##### DATA RECORDS

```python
class AutoRegressive2DPipeline:
    model_cpu_offload_seq = "unet"

    def __init__(self, ar_model, scheduler, scheduler_step_kwargs: Optional[dict] = None):
        self.register_modules(ar_model=ar_model, scheduler=scheduler)
        self.scheduler_step_kwargs = scheduler_step_kwargs or {}

    def register_modules(self, **mods):
        for k, v in mods.items():
            setattr(self, k, v)

    @property
    def _execution_device(self):
        return self.ar_model.device
# ... 45 lines not shown
        pack = None
        if getattr(net, "batch_conditioning", False) and hasattr(net, "prepare_conditioning"):
            kn = known_latents if known_latents.shape[0] == batch_size else known_latents.expand(batch_size, *known_latents.shape[1:])
            pack = net.prepare_conditioning(self.scheduler.timesteps, kn.contiguous(), net.time_elapsed_embedding(timestamps))
        for i, t in enumerate(self.scheduler.timesteps):
            if not do_edm_style:
                raise NotImplementedError("Only EDM style is supported for now")
            x_in = self.scheduler.scale_model_input(image, t)
            t_host = t
            t = t.expand(batch_size).to(dev)
            t.host_value = t_host
            ckw = {} if pack is None else {"conditioning": (pack, i)}
            model_output = self.ar_model(x_in, t, known_latents, time_elapsed=timestamps, return_dict=False, **ckw)[0]
            image = self.scheduler.step(model_output, t, image, **self.scheduler_step_kwargs, return_dict=False)[0]
        if not return_dict:
            return (image,)
        return Fields2DPipelineOutput(fields=image)

    def _graph_loop(self, net, sch, image, known, timestamps, num_inference_steps, batch_size, dev):
        sch.set_timesteps(num_inference_steps)
        te = net.time_elapsed_embedding(timestamps)
        key = (tuple(image.shape), tuple(known.shape), num_inference_steps, sch.graph_signature(),
               tuple(sorted((k, str(v)) for k, v in self.scheduler_step_kwargs.items())), None if te is None else (te.data_ptr(), tuple(te.shape)), str(dev), net.plan_identity(),
               bool(getattr(net, "batch_conditioning", False)), bool(getattr(net, "skip_unread_rows", False)))
        key = ("pipeline_loop",) + key
        cache = net._graphs
        ent = cache.get(key)
        if ent is None:
            ts_dev = sch.timesteps.to(device=dev, dtype=torch.float32).contiguous()
            tsteps = [t.to(device=dev, dtype=torch.float32).expand(batch_size).contiguous() for t in sch.timesteps]

            def loop(img, kn):
                kb = kn if kn.shape[0] == batch_size else kn.expand(batch_size, *kn.shape[1:]).contiguous()
                pack = net.prepare_conditioning(ts_dev, kb, te) if getattr(net, "batch_conditioning", False) else None
                for i, (t, t_dev) in enumerate(zip(sch.timesteps, tsteps)):
                    x_in = sch.scale_model_input(img, t)
                    out = net.forward_launch_only(x_in, t_dev, kb, te, None if pack is None else (pack, i))
                    img = sch.step(out, t, img, **self.scheduler_step_kwargs, return_dict=False)[0]
                return img

            ent = graphs.capture(loop, [image, known], dev, net.capture_stream(), reset=lambda: sch.set_timesteps(num_inference_steps),
                                 keep={"tsteps": tsteps, "ts_dev": ts_dev})
            ent.keep["scheduler_state"] = sch.graph_state()
            cache[key] = ent
        out = ent.replay(image, known)
        sch.set_graph_state(ent.keep["scheduler_state"])
        return out
# ... 1 lines not shown
```

Baseline: 3.219.

## Fuse token embedding with first layernorm and head layernorm with output projection

Adds two HIP kernels. The first does the input channel-to-token transpose, the embedding GEMM with bias, the context copy and the first block's modulated layernorm in one launch. The second fuses the final modulated layernorm, the output projection and the token-to-channel transpose. The aim is to cut several kernel launches and intermediate global-memory round trips at the model's edges. The price is custom MFMA code with shape limits, falling back to the old path when unsupported, and the graph cache keys now include the new flag.

```diff
diff --git a/include/ladcast_hip.h b/include/ladcast_hip.h
--- a/include/ladcast_hip.h
+++ b/include/ladcast_hip.h
@@ -146,6 +146,13 @@
 int ldc_chan_to_token_split(const float* in, float* out, int B, int C, int N, int ldo, int fill_cols,
                             int out_split, void* stream);
 int ldc_token_to_chan(const float* in, float* out, int B, int C, int N, int ldi, void* stream);
+
+int ldc_embed_tokens_ln(const float* x, const float* W, const float* bias, const float* ctx, float* h, float* nh, int B,
+                        int C_in, int Nx, int Nc, int D, int ldh, long long h_bs, int ldn, long long n_bs, int ldc,
+                        long long c_bs, const float* scale, const float* shift, const float* scale2, const float* shift2,
+                        int mod_bs, int mode, float eps, void* stream);
+int ldc_head_ln_proj(const float* hx, const float* W, const float* bias, float* out, int B, int Nx, int D, int C_out, int ldx,
+                     long long x_bs, const float* scale, const float* shift, int mod_bs, float eps, void* stream);
 
 int ldc_timestep_embedding(const float* t, float* out, int n, void* stream);
 
diff --git a/ladcast_amd/csrc/forward_edges.hip b/ladcast_amd/csrc/forward_edges.hip
--- /dev/null
+++ b/ladcast_amd/csrc/forward_edges.hip
@@ -0,0 +1,362 @@
+#include "common.h"
+
+namespace {
+
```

##########

§ **WORK REQUIRED**
Copy the data above in full, exactly as it reads.

§ **REPLY TO THE TASK**
```python
class AutoRegressive2DPipeline:
    model_cpu_offload_seq = "unet"

    def __init__(self, ar_model, scheduler, scheduler_step_kwargs: Optional[dict] = None):
        self.register_modules(ar_model=ar_model, scheduler=scheduler)
        self.scheduler_step_kwargs = scheduler_step_kwargs or {}

    def register_modules(self, **mods):
        for k, v in mods.items():
            setattr(self, k, v)

    @property
    def _execution_device(self):
        return self.ar_model.device
# ... 45 lines not shown
        pack = None
        if getattr(net, "batch_conditioning", False) and hasattr(net, "prepare_conditioning"):
            kn = known_latents if known_latents.shape[0] == batch_size else known_latents.expand(batch_size, *known_latents.shape[1:])
            pack = net.prepare_conditioning(self.scheduler.timesteps, kn.contiguous(), net.time_elapsed_embedding(timestamps))
        for i, t in enumerate(self.scheduler.timesteps):
            if not do_edm_style:
                raise NotImplementedError("Only EDM style is supported for now")
            x_in = self.scheduler.scale_model_input(image, t)
            t_host = t
            t = t.expand(batch_size).to(dev)
            t.host_value = t_host
            ckw = {} if pack is None else {"conditioning": (pack, i)}
            model_output = self.ar_model(x_in, t, known_latents, time_elapsed=timestamps, return_dict=False, **ckw)[0]
            image = self.scheduler.step(model_output, t, image, **self.scheduler_step_kwargs, return_dict=False)[0]
        if not return_dict:
            return (image,)
        return Fields2DPipelineOutput(fields=image)

    def _graph_loop(self, net, sch, image, known, timestamps, num_inference_steps, batch_size, dev):
        sch.set_timesteps(num_inference_steps)
        te = net.time_elapsed_embedding(timestamps)
        key = (tuple(image.shape), tuple(known.shape), num_inference_steps, sch.graph_signature(),
               tuple(sorted((k, str(v)) for k, v in self.scheduler_step_kwargs.items())), None if te is None else (te.data_ptr(), tuple(te.shape)), str(dev), net.plan_identity(),
               bool(getattr(net, "batch_conditioning", False)), bool(getattr(net, "skip_unread_rows", False)))
        key = ("pipeline_loop",) + key
        cache = net._graphs
        ent = cache.get(key)
        if ent is None:
            ts_dev = sch.timesteps.to(device=dev, dtype=torch.float32).contiguous()
            tsteps = [t.to(device=dev, dtype=torch.float32).expand(batch_size).contiguous() for t in sch.timesteps]

            def loop(img, kn):
                kb = kn if kn.shape[0] == batch_size else kn.expand(batch_size, *kn.shape[1:]).contiguous()
                pack = net.prepare_conditioning(ts_dev, kb, te) if getattr(net, "batch_conditioning", False) else None
                for i, (t, t_dev) in enumerate(zip(sch.timesteps, tsteps)):
                    x_in = sch.scale_model_input(img, t)
                    out = net.forward_launch_only(x_in, t_dev, kb, te, None if pack is None else (pack, i))
                    img = sch.step(out, t, img, **self.scheduler_step_kwargs, return_dict=False)[0]
                return img

            ent = graphs.capture(loop, [image, known], dev, net.capture_stream(), reset=lambda: sch.set_timesteps(num_inference_steps),
                                 keep={"tsteps": tsteps, "ts_dev": ts_dev})
            ent.keep["scheduler_state"] = sch.graph_state()
            cache[key] = ent
        out = ent.replay(image, known)
        sch.set_graph_state(ent.keep["scheduler_state"])
        return out
# ... 1 lines not shown
```

Baseline: 3.219.

## Fuse token embedding with first layernorm and head layernorm with output projection

Adds two HIP kernels. The first does the input channel-to-token transpose, the embedding GEMM with bias, the context copy and the first block's modulated layernorm in one launch. The second fuses the final modulated layernorm, the output projection and the token-to-channel transpose. The aim is to cut several kernel launches and intermediate global-memory round trips at the model's edges. The price is custom MFMA code with shape limits, falling back to the old path when unsupported, and the graph cache keys now include the new flag.

```diff
diff --git a/include/ladcast_hip.h b/include/ladcast_hip.h
--- a/include/ladcast_hip.h
+++ b/include/ladcast_hip.h
@@ -146,6 +146,13 @@
 int ldc_chan_to_token_split(const float* in, float* out, int B, int C, int N, int ldo, int fill_cols,
                             int out_split, void* stream);
 int ldc_token_to_chan(const float* in, float* out, int B, int C, int N, int ldi, void* stream);
+
+int ldc_embed_tokens_ln(const float* x, const float* W, const float* bias, const float* ctx, float* h, float* nh, int B,
+                        int C_in, int Nx, int Nc, int D, int ldh, long long h_bs, int ldn, long long n_bs, int ldc,
+                        long long c_bs, const float* scale, const float* shift, const float* scale2, const float* shift2,
+                        int mod_bs, int mode, float eps, void* stream);
+int ldc_head_ln_proj(const float* hx, const float* W, const float* bias, float* out, int B, int Nx, int D, int C_out, int ldx,
+                     long long x_bs, const float* scale, const float* shift, int mod_bs, float eps, void* stream);
 
 int ldc_timestep_embedding(const float* t, float* out, int n, void* stream);
 
diff --git a/ladcast_amd/csrc/forward_edges.hip b/ladcast_amd/csrc/forward_edges.hip
--- /dev/null
+++ b/ladcast_amd/csrc/forward_edges.hip
@@ -0,0 +1,362 @@
+#include "common.h"
+
+namespace {
+
```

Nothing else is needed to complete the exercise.